» **RECORD EXCERPTS**:
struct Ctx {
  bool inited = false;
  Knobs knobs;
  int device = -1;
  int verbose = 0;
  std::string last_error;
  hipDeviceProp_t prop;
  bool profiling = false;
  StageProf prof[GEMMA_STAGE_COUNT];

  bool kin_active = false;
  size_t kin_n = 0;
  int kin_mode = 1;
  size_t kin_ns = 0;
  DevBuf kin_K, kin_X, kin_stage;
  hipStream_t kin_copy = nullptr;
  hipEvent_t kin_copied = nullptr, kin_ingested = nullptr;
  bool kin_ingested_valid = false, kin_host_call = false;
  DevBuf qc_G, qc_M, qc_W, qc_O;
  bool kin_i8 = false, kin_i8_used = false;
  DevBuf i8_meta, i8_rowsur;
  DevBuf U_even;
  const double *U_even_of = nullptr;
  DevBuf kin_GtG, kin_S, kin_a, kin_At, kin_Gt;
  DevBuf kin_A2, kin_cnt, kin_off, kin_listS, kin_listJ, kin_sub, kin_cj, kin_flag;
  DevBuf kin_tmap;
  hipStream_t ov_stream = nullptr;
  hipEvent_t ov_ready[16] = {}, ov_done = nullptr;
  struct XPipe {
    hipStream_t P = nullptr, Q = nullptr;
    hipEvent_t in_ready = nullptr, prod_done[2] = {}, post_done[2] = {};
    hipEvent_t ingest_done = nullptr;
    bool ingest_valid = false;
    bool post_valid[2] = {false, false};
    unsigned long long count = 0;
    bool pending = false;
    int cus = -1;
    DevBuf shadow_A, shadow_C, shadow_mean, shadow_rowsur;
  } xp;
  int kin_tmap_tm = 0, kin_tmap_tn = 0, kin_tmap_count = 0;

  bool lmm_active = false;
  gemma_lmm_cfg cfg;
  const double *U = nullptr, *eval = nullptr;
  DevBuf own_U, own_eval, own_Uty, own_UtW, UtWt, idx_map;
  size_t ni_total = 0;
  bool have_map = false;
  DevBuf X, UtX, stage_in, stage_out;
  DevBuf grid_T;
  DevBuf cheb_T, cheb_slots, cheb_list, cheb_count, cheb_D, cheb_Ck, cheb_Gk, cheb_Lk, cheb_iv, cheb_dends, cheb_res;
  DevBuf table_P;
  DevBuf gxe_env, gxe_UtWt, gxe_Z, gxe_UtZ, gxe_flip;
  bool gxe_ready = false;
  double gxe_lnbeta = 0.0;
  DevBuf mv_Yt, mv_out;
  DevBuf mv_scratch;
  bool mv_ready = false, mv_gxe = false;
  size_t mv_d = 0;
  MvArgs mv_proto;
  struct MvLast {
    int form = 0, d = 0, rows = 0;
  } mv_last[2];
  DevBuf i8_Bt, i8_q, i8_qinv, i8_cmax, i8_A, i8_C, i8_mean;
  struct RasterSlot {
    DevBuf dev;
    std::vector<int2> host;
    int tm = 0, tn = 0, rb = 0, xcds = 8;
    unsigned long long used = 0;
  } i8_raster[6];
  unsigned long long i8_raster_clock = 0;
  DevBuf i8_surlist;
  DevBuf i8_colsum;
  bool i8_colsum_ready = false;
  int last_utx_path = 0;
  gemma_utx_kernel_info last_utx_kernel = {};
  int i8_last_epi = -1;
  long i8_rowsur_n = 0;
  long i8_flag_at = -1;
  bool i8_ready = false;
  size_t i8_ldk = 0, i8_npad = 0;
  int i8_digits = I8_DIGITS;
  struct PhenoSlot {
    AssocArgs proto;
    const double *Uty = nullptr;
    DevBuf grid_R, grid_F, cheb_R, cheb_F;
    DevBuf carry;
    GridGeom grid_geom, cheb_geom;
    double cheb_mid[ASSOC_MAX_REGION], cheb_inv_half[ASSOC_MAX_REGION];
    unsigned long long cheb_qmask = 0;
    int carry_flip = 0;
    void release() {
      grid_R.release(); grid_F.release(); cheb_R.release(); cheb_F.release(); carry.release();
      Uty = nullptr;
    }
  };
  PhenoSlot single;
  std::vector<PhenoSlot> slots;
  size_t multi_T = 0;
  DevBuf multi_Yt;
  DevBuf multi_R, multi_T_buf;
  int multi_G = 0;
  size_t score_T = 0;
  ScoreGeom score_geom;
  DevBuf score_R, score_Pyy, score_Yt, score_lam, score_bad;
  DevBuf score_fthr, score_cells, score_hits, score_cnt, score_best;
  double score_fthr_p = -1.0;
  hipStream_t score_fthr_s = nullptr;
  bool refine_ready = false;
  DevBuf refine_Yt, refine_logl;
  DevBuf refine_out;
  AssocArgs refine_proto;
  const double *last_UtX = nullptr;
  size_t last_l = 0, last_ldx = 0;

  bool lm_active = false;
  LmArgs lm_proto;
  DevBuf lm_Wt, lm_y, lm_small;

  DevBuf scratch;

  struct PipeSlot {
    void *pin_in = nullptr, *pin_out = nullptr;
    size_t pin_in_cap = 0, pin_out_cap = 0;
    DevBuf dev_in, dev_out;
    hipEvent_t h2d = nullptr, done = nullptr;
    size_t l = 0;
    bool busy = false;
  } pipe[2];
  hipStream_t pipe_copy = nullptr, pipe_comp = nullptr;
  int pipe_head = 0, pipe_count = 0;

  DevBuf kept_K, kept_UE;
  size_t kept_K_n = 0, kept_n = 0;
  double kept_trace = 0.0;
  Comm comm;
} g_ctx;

» **WHAT IS BEING ASKED**: All lines above from the one with "const double *U_even_of = nullptr;" to the one with "bool ingest_valid = false;", inclusive, should be copied exactly, and no other lines.

» **RESPONSE BOX**:
  const double *U_even_of = nullptr;
  DevBuf kin_GtG, kin_S, kin_a, kin_At, kin_Gt;
  DevBuf kin_A2, kin_cnt, kin_off, kin_listS, kin_listJ, kin_sub, kin_cj, kin_flag;
  DevBuf kin_tmap;
  hipStream_t ov_stream = nullptr;
  hipEvent_t ov_ready[16] = {}, ov_done = nullptr;
  struct XPipe {
    hipStream_t P = nullptr, Q = nullptr;
    hipEvent_t in_ready = nullptr, prod_done[2] = {}, post_done[2] = {};
    hipEvent_t ingest_done = nullptr;
    bool ingest_valid = false;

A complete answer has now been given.